Task instructions:
Below are some entries. Copy each line that holds the string "accm".

** Opening Source material block **

@@ -59,7 +80,7 @@
 
 __host__ __device__ constexpr int coop_frags_before(int G) { return 16 * (G * BBH_COOP_ROUNDS - (G * (G - 1)) / 2); }
 
-template <int G, int KD, int KVF, bool PRODUCE, int NT, bool OPEN = false>
+template <int G, int KD, int KVF, bool PRODUCE, int NT, bool OPEN = false, bool SPLAT = true>
 __device__ __forceinline__ void coop_group(const WaveCtx (&c)[NT], const double* rs, const double* tfn, const bbh_lds_double* kv_cur,
                                            bbh_lds_double* kv_mine_next, const bbh_lds_double* alpha_next, int tbn, int cw,
                                            d4 (&acc)[NT][BBH_COOP_ROUNDS], d2 (&ring)[BBH_COOP_PAIRS], double (&accm)[NT],
@@ -76,7 +97,8 @@
   double tfv[KD];
   d4 dsa[NT], dsb[NT];
   KvState<BBH_KV_NU> P;
-  double kv[NT][4], kvx[NT][4], kvn[NT][4], alv[4], nav[4];
+  double kv[NT][4], kvx[NT][4], kvn[NT][4], alv[4];
+  d4 nav;
   if constexpr (PRODUCE && SEED) {
 #pragma unroll
     for (int r = 0; r < 4; r++) nav[r] = na_next[4 * r];
@@ -117,7 +139,7 @@
         static_for<0, NT>([&](auto tc_) __attribute__((always_inline)) {
           constexpr int t = decltype(tc_)::value;
           if constexpr (s == 0) {
-            if (cw >= i) acc[t][f % 8] = mfma_f64(kv[t][r], ring[pr % NP][f % 2], acc[t][f % 8]);
+            if (i == 0 || coop_sgpr(cw) >= i) acc[t][f % 8] = mfma_f64(kv[t][r], ring[pr % NP][f % 2], acc[t][f % 8]);
           } else {
             acc[t][f % 8] = mfma_f64(kv[t][r], ring[pr % NP][f % 2], acc[t][f % 8]);
           }
@@ -126,7 +148,7 @@
         static_for<0, NT>([&](auto tc_) __attribute__((always_inline)) {
           constexpr int t = decltype(tc_)::value;
           if constexpr (s == 0) {
-            if (cw >= i) acc[t][G] = mfma_f64(kv[t][r], ring[pr % NP][f % 2], acc[t][G]);
+            if (i == 0 || coop_sgpr(cw) >= i) acc[t][G] = mfma_f64(kv[t][r], ring[pr % NP][f % 2], acc[t][G]);
           } else {
             acc[t][G + s] = mfma_f64(kv[t][r], ring[pr % NP][f % 2], acc[t][G + s]);
           }
@@ -151,9 +173,11 @@
         if constexpr (!BBH_COOP_ABLATE_KV) {
           static_for<0, NT>([&](auto tc_) __attribute__((always_inline)) {
             constexpr int t = decltype(tc_)::value;
-            if constexpr (SEED) {
+            if constexpr (SEED && SPLAT) {
+              kvp_dist_seeded<KD>(c[t], tfv, nav, c[t].nbs, dsa[t], dsb[t]);
+            } else if constexpr (SEED) {
               const d4 seed = {nav[0] + c[t].nbn, nav[1] + c[t].nbn, nav[2] + c[t].nbn, nav[3] + c[t].nbn};
-              kvp_dist_seeded<KD>(c[t], tfv, seed, dsa[t], dsb[t]);
+              kvp_dist_seeded<KD>(c[t], tfv, seed, (d4){0.0, 0.0, 0.0, 0.0}, dsa[t], dsb[t]);
             } else {
               kvp_dist<KD>(c[t], tfv, dsa[t], dsb[t]);
             }
@@ -180,72 +204,98 @@
   }
 }
 
+__host__ __device__ constexpr bool coop_seed_resident(int KD, int KVF, int GMIN) {
+  const bool tbl = (KVF & 1) != 0;
+  if (GMIN >= 6) return false;
+  if (GMIN >= 4) return tbl ? (KD == 2 || KD == 4) : KD <= 5;
+  return KD == 12 || (tbl ? KD <= 3 : KD <= 7);
+}
+
 template <int KD, int KVF, int NT, int GMIN = 0>
 __global__ __launch_bounds__(256, (GMIN >= 6 ? 5 : GMIN >= 4 ? 4 : BBH_COOP_WAVES)) void bbh_coop_posterior_kernel(const CoopArgs ca) {
   const FusedArgs& a = ca.f;
   extern __shared__ __attribute__((aligned(16))) double s_mem[];
   constexpr bool SEED = (KVF & 8) != 0;
+  constexpr bool RESIDENT = !SEED || coop_seed_resident(KD, KVF, GMIN), SPLAT = SEED && RESIDENT;
   static_assert(!SEED || (KVF & 6) == 0, "the seeded stream carries the Matern-5/2 constant");
+  static_assert(BBH_COOP_KV_TILE + 128 >= 64 * BBH_COOP_ROUNDS, "the alpha base of the first round stays inside the LDS segment");
   const int l = threadIdx.x & 63, w = __builtin_amdgcn_readfirstlane(threadIdx.x >> 6);
   const int cnd = l & 15, q = l >> 4;
-  double* s_alpha = s_mem;
-  double* s_na = s_alpha + 16 * a.nb;
-  double* s_kv = s_na + (SEED ? 16 * a.nb : 0);
+  double* s_kv = s_mem;
   double* s_red = s_kv + NT * BBH_COOP_KV_TILE;
+  double* s_alpha = s_red + NT * 128;
   const int64_t tile0 = (int64_t)blockIdx.x * (16 * NT);
 
   WaveCtx c[NT];
   int tcs[NT];
-  int xcol[KD];
+  unsigned dim8[KD];
   double xval[NT][KD], xscl[KD], xofs[KD];
-  const double* xr[NT];
+  const double* xb[NT];
+  unsigned xrow[NT];
+  const unsigned l8 = (unsigned)l * 8u, l4 = (unsigned)l * 4u, q8 = (unsigned)q * 8u;
   double tfv0[KD];
-  kvp_load<KD>(a.trainfrag + l, w, tfv0);
-  double na0[4];
+  {
+    const double* tfw = coop_sbase(a.trainfrag + (int64_t)w * KD * 64);
+#pragma unroll
+    for (int k = 0; k < KD; k++) tfv0[k] = coop_ldg(tfw, l8 + 512u * k);
+  }
+  d4 na0;
   if constexpr (SEED) {
 #pragma unroll
-    for (int r = 0; r < 4; r++) na0[r] = ca.na[16 * w + 4 * r + q];
+    for (int r = 0; r < 4; r++) na0[r] = coop_ldg(ca.na + 16 * w + 4 * r, q8);
   }
 #pragma unroll
   for (int t = 0; t < NT; t++) {
-    const int64_t row = (tile0 + 16 * t + cnd < a.N) ? tile0 + 16 * t + cnd : a.N - 1;
-    xr[t] = a.X + row * a.ldx;
-  }
-  if (a.numcol_identity) {
-#pragma unroll
-    for (int k = 0; k < KD; k++) xcol[k] = (4 * k + q < a.dn) ? 4 * k + q : a.dn - 1;
-  } else {
-#pragma unroll
-    for (int k = 0; k < KD; k++) xcol[k] = a.numcol[(4 * k + q < a.dn) ? 4 * k + q : a.dn - 1];
-  }
+    const int64_t first = tile0 + 16 * t, left = a.N - 1 - first;
+    const int left_hi = coop_sgpr((int)(left >> 32)), left_lo = coop_sgpr((int)left);
+    const bool empty = left_hi < 0;
+    const int last = coop_sgpr(empty ? 0 : ((left_hi == 0 && (unsigned)left_lo < 16u) ? left_lo : 15));
+    xb[t] = a.X + (empty ? a.N - 1 : first) * a.ldx;
+    xrow[t] = (unsigned)(cnd < last ? cnd : last) * ((unsigned)a.ldx * 8u);
+  }
+  const unsigned dmax8 = (unsigned)(a.dn - 1) * 8u;
 #pragma unroll
   for (int k = 0; k < KD; k++) {
-    const int dimc = (4 * k + q < a.dn) ? 4 * k + q : a.dn - 1;
-#pragma unroll
-    for (int t = 0; t < NT; t++) xval[t][k] = xr[t][xcol[k]];
-    xscl[k] = a.scl[dimc];
-    xofs[k] = a.ofs[dimc];
-  }
-  if (!(BBH_COOP_ABLATE_PRO & 1))
-    for (int s = threadIdx.x; s < 16 * a.nb; s += 256) s_alpha[s] = a.meanB[(int64_t)s * 16];
-  if constexpr (SEED)
-    for (int s = threadIdx.x; s < 16 * a.nb; s += 256) s_na[s] = ca.na[s];
+    dim8[k] = (q8 + 32u * k < dmax8) ? q8 + 32u * k : dmax8;
+    xscl[k] = coop_ldg(a.scl, dim8[k]);
+    xofs[k] = coop_ldg(a.ofs, dim8[k]);
+  }
+  if (!a.numcol_identity) {
+#pragma unroll
+    for (int k = 0; k < KD; k++) dim8[k] = (unsigned)coop_ldg(a.numcol, dim8[k] >> 1) * 8u;
+  }
+#pragma unroll
+  for (int k = 0; k < KD; k++)
+#pragma unroll
+    for (int t = 0; t < NT; t++) xval[t][k] = coop_ldg(xb[t], xrow[t] + dim8[k]);
+  static_assert(16 * 4 * BBH_COOP_ROUNDS <= 2 * 256, "two values per thread fill alpha");
+  const int fill = 16 * a.nb - (int)threadIdx.x;
+  double fill_al[2], fill_na[2];
+  {
+    const double* src_al[2] = {coop_sbase(a.meanB), coop_sbase(a.meanB + 256 * 16)};
+    const double* src_na[2] = {SEED ? coop_sbase(ca.na) : nullptr, SEED ? coop_sbase(ca.na + 256) : nullptr};
+#pragma unroll
+    for (int j = 0; j < 2; j++) {
+      if (256 * j < fill) {
+        if (!(BBH_COOP_ABLATE_PRO & 1)) fill_al[j] = coop_ldg(src_al[j], threadIdx.x * 128u);
+        if constexpr (SEED) fill_na[j] = coop_ldg(src_na[j], threadIdx.x * 8u);
+      }
+    }
+  }
 #pragma unroll
   for (int t = 0; t < NT; t++) {
     double nbsum = 0.0;
 #pragma unroll
     for (int k = 0; k < KD; k++) {
       const int dim = 4 * k + q;
-      double v = 0.0;
-      if (dim < a.dn) {
-        v = (BBH_COOP_ABLATE_PRO & 2) ? 0.01 * (double)(dim + cnd) : fma(xval[t][k], xscl[k], xofs[k]);
-        if constexpr (SEED) v *= BBH_SQRT5;
-        nbsum = fma(v, v, nbsum);
-      }
+      double v = (BBH_COOP_ABLATE_PRO & 2) ? 0.01 * (double)(dim + cnd) : fma(xval[t][k], xscl[k], xofs[k]);
+      if constexpr (SEED) v *= BBH_SQRT5;
+      v = q8 + 32u * k <= dmax8 ? v : 0.0;
+      nbsum = fma(v, v, nbsum);
       c[t].cf[k] = v;
     }
-    nbsum += __shfl_xor(nbsum, 16, 64);
-    nbsum += __shfl_xor(nbsum, 32, 64);
+    nbsum += coop_shfl_xor<16>(nbsum, l4);
+    nbsum += coop_shfl_xor<32>(nbsum, l4);
     if constexpr (!SEED) {
 #pragma unroll
       for (int k = 0; k < KD; k++) {
@@ -254,10 +304,14 @@
       }
     }
     c[t].nbn = nbsum;
+    if constexpr (SPLAT) {
+      c[t].nbs = (d4){nbsum, nbsum, nbsum, nbsum};
+      asm volatile("" : "+v"(c[t].nbs));
+    }
     int tc = 0;
     if constexpr ((KVF & 1) != 0) {
       if (a.task_col >= 0) {
-        tc = (int)xr[t][a.task_col];
+        tc = (int)coop_ldg(xb[t], xrow[t] + (unsigned)a.task_col * 8u);
         tc = tc < 0 ? 0 : (tc >= a.T ? a.T - 1 : tc);
       }
     }
@@ -281,10 +335,22 @@
     c[t].dn = a.dn;
   }
 
+#pragma unroll
+  for (int j = 0; j < 2; j++) {
+    if (256 * j < fill) {
+      bbh_lds_double* dst = (bbh_lds_double*)s_alpha + threadIdx.x + 256 * j;
+      if (!(BBH_COOP_ABLATE_PRO & 1)) *dst = fill_al[j];
+      if constexpr (SEED) dst[16 * a.nb] = fill_na[j];
+    }
+  }
+
+  const int g0 = ca.g0;
   bbh_lds_double* kvb = (bbh_lds_double*)(s_kv + l);
-  const bbh_lds_double* alq = (const bbh_lds_double*)(s_alpha + q);
-  const bbh_lds_double* naq = (const bbh_lds_double*)(s_na + q);
-  const int g0 = ca.g0;
+  bbh_lds_double* kvw = kvb + w * 256;
+  const bbh_lds_double* alw = (const bbh_lds_double*)(s_alpha + q) + 16 * (w - 4 * g0);
+  const bbh_lds_double* naw = alw + 16 * a.nb;
+  if constexpr (RESIDENT) asm volatile("" : "+v"(kvw), "+v"(alw));
+  if constexpr (SPLAT) asm volatile("" : "+v"(naw));
   double accm[NT];
   d4 acc[NT][BBH_COOP_ROUNDS];
 #pragma unroll
@@ -310,9 +376,11 @@
 #pragma unroll
       for (int t = 0; t < NT; t++) {
         d4 dsa, dsb;
-        if constexpr (SEED) {
+        if constexpr (SPLAT) {
+          kvp_dist_seeded<KD>(c[t], tfv, na0, c[t].nbs, dsa, dsb);
+        } else if constexpr (SEED) {
           const d4 seed = {na0[0] + c[t].nbn, na0[1] + c[t].nbn, na0[2] + c[t].nbn, na0[3] + c[t].nbn};
-          kvp_dist_seeded<KD>(c[t], tfv, seed, dsa, dsb);
+          kvp_dist_seeded<KD>(c[t], tfv, seed, (d4){0.0, 0.0, 0.0, 0.0}, dsa, dsb);
         } else {
           kvp_dist<KD>(c[t], tfv, dsa, dsb);
         }
@@ -324,8 +392,8 @@
     for (int t = 0; t < NT; t++)
 #pragma unroll
       for (int r = 0; r < 4; r++) {
-        kvb[t * BBH_COOP_KV_TILE + ((g0 & 1) * 4 + w) * 256 + r * 64] = kv0[t][r];
-        accm[t] = fma(kv0[t][r], alq[16 * w + 4 * r], accm[t]);
+        kvw[t * BBH_COOP_KV_TILE + (g0 & 1) * 4 * 256 + r * 64] = kv0[t][r];
+        accm[t] = fma(kv0[t][r], alw[64 * g0 + 4 * r], accm[t]);
       }
   }
   __syncthreads();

** Closing Source material block **

Exercise result:
                                            d4 (&acc)[NT][BBH_COOP_ROUNDS], d2 (&ring)[BBH_COOP_PAIRS], double (&accm)[NT],
   double accm[NT];
-        accm[t] = fma(kv0[t][r], alq[16 * w + 4 * r], accm[t]);
+        accm[t] = fma(kv0[t][r], alw[64 * g0 + 4 * r], accm[t]);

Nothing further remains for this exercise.